[Opening SUPPLIED MATERIAL section]

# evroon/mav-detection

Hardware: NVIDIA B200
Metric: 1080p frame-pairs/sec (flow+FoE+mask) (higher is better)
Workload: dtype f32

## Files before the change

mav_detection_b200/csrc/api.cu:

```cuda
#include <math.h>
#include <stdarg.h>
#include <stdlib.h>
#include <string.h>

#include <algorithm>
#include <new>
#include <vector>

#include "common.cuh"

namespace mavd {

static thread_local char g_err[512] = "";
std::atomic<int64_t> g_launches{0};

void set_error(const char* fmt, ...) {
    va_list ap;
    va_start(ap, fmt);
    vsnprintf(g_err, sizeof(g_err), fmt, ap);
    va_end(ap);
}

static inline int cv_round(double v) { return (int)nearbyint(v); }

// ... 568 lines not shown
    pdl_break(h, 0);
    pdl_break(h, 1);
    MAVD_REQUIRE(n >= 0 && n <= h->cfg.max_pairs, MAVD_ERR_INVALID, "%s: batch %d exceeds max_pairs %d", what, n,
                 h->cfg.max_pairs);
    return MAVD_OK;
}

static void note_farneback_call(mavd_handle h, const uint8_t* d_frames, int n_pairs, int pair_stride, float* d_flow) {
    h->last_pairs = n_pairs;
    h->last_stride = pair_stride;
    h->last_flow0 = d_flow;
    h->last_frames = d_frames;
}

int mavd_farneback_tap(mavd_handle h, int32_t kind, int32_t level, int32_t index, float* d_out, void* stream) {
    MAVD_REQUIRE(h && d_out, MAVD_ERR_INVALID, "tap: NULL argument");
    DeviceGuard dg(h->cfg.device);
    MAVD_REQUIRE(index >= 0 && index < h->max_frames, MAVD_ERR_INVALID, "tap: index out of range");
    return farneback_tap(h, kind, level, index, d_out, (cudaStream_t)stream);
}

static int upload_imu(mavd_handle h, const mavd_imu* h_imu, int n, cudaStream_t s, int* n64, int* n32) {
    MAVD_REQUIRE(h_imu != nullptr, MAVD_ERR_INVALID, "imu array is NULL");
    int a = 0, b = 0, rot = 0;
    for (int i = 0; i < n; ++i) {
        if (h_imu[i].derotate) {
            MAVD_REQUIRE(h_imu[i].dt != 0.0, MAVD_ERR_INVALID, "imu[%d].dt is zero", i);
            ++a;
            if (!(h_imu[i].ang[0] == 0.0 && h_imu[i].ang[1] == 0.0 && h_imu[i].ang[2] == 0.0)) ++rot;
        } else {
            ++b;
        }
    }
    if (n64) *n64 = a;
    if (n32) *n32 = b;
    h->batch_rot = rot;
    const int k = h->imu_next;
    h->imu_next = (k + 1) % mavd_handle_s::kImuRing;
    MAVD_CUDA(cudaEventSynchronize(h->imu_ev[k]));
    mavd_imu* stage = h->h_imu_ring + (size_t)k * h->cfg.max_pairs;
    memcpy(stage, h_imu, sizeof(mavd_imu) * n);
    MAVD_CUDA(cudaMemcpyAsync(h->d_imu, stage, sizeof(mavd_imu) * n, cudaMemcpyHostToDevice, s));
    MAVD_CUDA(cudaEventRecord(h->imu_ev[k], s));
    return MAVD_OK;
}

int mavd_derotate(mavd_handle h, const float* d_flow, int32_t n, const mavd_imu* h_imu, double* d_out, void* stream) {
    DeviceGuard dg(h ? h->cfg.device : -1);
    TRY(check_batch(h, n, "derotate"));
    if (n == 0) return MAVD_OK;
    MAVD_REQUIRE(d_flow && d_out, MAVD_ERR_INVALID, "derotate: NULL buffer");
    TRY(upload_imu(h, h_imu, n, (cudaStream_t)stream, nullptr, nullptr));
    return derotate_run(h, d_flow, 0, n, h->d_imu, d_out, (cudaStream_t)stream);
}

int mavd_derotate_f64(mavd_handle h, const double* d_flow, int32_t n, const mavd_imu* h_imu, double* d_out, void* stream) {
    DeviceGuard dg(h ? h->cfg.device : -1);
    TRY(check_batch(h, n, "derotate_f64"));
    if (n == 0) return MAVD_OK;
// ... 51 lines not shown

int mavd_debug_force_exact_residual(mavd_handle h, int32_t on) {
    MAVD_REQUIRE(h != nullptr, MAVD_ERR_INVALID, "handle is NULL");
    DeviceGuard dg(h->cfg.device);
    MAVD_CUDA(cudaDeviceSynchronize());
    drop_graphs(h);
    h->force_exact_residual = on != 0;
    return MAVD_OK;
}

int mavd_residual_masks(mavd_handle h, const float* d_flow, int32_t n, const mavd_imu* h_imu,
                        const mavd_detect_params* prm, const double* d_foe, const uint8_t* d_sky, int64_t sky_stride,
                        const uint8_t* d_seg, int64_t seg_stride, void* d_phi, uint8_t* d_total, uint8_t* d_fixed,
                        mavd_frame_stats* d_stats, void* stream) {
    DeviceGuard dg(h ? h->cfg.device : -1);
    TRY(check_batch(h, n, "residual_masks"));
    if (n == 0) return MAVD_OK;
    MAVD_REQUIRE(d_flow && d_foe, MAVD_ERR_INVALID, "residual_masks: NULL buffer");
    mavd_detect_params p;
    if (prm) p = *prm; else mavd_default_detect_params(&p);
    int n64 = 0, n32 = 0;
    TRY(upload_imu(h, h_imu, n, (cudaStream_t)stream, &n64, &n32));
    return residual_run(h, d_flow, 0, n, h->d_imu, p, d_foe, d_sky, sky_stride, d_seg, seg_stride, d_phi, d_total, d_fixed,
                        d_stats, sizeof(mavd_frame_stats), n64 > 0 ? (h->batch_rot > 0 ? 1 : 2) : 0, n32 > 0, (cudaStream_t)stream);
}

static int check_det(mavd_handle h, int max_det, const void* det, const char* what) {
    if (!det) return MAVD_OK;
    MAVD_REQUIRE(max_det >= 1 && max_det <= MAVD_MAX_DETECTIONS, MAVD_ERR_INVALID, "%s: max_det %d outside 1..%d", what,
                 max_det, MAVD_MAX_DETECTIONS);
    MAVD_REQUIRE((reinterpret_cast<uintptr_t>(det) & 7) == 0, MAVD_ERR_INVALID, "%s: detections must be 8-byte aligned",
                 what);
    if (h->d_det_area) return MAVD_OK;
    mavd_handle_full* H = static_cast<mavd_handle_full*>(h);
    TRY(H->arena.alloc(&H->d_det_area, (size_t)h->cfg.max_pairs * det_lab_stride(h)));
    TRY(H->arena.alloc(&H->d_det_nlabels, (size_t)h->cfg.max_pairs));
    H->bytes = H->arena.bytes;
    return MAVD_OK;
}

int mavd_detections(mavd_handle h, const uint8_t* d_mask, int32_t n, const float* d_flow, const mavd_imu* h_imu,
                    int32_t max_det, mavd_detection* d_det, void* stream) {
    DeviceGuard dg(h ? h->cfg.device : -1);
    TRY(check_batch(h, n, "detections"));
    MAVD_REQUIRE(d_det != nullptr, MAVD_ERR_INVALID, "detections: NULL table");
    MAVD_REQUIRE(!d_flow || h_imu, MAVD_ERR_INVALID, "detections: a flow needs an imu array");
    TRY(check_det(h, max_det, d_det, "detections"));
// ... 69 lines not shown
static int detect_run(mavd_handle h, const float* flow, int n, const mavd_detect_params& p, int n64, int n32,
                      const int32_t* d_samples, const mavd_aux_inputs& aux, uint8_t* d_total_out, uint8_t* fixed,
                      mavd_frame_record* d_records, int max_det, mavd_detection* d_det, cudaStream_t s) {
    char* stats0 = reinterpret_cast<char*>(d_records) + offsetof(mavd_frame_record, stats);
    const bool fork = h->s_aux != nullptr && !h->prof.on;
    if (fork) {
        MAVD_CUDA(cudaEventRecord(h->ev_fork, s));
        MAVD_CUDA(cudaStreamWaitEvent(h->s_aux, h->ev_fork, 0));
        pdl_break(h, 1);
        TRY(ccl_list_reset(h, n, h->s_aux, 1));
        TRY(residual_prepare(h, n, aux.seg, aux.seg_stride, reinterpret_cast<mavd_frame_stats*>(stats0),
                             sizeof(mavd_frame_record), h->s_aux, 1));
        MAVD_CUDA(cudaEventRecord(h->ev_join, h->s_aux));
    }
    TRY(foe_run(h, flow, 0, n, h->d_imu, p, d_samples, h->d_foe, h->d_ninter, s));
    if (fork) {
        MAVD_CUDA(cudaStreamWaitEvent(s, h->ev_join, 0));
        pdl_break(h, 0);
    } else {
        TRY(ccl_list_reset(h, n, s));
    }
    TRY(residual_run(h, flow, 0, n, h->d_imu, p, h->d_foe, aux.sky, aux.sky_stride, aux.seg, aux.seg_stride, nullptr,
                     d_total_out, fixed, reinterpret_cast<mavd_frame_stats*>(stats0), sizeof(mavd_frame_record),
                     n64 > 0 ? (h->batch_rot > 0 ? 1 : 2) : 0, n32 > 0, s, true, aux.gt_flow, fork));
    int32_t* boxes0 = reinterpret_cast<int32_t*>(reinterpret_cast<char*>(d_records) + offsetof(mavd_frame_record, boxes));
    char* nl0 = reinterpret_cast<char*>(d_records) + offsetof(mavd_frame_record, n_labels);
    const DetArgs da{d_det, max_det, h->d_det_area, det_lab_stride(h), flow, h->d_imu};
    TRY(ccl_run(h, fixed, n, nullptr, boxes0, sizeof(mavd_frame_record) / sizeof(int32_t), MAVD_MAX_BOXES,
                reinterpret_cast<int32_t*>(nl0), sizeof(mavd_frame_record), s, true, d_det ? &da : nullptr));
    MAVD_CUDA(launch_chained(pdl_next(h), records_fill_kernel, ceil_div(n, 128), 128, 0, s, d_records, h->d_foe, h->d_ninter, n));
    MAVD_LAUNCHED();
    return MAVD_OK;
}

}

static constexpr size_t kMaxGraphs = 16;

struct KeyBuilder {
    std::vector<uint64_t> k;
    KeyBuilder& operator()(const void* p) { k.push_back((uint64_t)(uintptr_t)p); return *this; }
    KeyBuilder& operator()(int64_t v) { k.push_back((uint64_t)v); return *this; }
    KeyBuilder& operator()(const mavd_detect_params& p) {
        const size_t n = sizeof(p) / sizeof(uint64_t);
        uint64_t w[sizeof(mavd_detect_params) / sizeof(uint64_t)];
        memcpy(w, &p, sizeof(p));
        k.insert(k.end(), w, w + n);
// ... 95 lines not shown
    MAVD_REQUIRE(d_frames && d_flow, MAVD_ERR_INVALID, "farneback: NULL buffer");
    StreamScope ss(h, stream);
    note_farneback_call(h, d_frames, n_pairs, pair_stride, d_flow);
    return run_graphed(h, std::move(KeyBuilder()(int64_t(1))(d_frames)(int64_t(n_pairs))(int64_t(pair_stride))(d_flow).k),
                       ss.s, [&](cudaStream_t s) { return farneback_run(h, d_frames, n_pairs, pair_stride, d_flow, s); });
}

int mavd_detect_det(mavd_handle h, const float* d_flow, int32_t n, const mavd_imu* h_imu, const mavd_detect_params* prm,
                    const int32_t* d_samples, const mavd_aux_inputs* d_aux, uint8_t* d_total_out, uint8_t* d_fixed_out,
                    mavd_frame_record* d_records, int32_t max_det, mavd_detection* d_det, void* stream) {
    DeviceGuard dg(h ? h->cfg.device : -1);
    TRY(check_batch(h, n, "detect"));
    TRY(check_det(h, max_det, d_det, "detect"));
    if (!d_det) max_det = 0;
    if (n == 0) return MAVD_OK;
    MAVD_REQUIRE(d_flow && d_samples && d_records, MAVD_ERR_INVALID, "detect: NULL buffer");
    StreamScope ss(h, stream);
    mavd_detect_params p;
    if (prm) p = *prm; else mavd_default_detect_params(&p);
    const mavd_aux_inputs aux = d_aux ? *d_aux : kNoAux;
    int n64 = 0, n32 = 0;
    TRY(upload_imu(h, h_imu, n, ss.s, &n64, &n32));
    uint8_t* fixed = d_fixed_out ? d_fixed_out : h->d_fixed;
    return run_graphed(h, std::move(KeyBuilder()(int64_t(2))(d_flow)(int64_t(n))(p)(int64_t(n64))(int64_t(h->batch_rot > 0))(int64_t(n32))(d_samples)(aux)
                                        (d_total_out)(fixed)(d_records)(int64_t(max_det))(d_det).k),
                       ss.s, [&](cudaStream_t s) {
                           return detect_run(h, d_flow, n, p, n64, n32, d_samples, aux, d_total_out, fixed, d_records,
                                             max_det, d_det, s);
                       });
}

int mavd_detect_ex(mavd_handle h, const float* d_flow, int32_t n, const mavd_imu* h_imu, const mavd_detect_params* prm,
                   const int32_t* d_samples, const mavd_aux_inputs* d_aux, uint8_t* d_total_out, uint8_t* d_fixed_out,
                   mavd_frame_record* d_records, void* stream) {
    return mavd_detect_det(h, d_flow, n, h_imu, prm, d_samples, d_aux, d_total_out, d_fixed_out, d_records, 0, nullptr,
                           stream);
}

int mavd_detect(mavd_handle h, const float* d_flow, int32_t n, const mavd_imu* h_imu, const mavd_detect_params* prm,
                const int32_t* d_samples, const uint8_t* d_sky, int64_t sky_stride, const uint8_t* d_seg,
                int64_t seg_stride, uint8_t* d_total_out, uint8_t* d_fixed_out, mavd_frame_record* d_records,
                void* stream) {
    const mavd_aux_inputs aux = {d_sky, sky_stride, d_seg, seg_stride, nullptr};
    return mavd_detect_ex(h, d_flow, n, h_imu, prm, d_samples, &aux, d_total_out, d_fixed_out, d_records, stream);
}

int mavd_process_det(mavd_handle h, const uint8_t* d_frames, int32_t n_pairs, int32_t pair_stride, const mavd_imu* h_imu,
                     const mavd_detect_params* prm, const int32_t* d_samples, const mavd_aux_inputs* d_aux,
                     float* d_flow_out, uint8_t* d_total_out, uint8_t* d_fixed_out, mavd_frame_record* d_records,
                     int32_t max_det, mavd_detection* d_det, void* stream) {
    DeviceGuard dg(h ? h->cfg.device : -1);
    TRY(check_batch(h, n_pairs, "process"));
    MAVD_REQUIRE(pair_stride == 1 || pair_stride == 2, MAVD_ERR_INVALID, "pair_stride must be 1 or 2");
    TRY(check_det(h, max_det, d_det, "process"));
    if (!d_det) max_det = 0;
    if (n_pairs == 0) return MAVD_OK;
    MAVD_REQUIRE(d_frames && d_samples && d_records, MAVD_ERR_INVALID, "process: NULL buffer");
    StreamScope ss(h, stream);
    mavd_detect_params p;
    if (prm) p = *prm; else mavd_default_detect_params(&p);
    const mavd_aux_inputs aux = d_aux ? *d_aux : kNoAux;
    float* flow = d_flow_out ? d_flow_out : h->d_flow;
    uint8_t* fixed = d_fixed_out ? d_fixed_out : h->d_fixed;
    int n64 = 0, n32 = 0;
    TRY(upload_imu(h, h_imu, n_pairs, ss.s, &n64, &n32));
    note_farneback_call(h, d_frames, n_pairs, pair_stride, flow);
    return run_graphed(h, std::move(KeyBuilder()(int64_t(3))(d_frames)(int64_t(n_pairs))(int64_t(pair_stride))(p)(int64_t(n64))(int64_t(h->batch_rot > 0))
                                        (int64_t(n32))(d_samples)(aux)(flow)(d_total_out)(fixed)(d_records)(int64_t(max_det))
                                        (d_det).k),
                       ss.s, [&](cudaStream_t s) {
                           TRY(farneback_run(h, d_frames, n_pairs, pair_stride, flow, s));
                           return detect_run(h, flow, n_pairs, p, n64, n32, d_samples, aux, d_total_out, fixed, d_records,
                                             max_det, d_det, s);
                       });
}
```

[Closing SUPPLIED MATERIAL section]

EXERCISE INSTRUCTIONS →
In the material above, which lines contain "true"? Copy each of them.

ANSWER BOX →
                     n64 > 0 ? (h->batch_rot > 0 ? 1 : 2) : 0, n32 > 0, s, true, aux.gt_flow, fork));
                reinterpret_cast<int32_t*>(nl0), sizeof(mavd_frame_record), s, true, d_det ? &da : nullptr));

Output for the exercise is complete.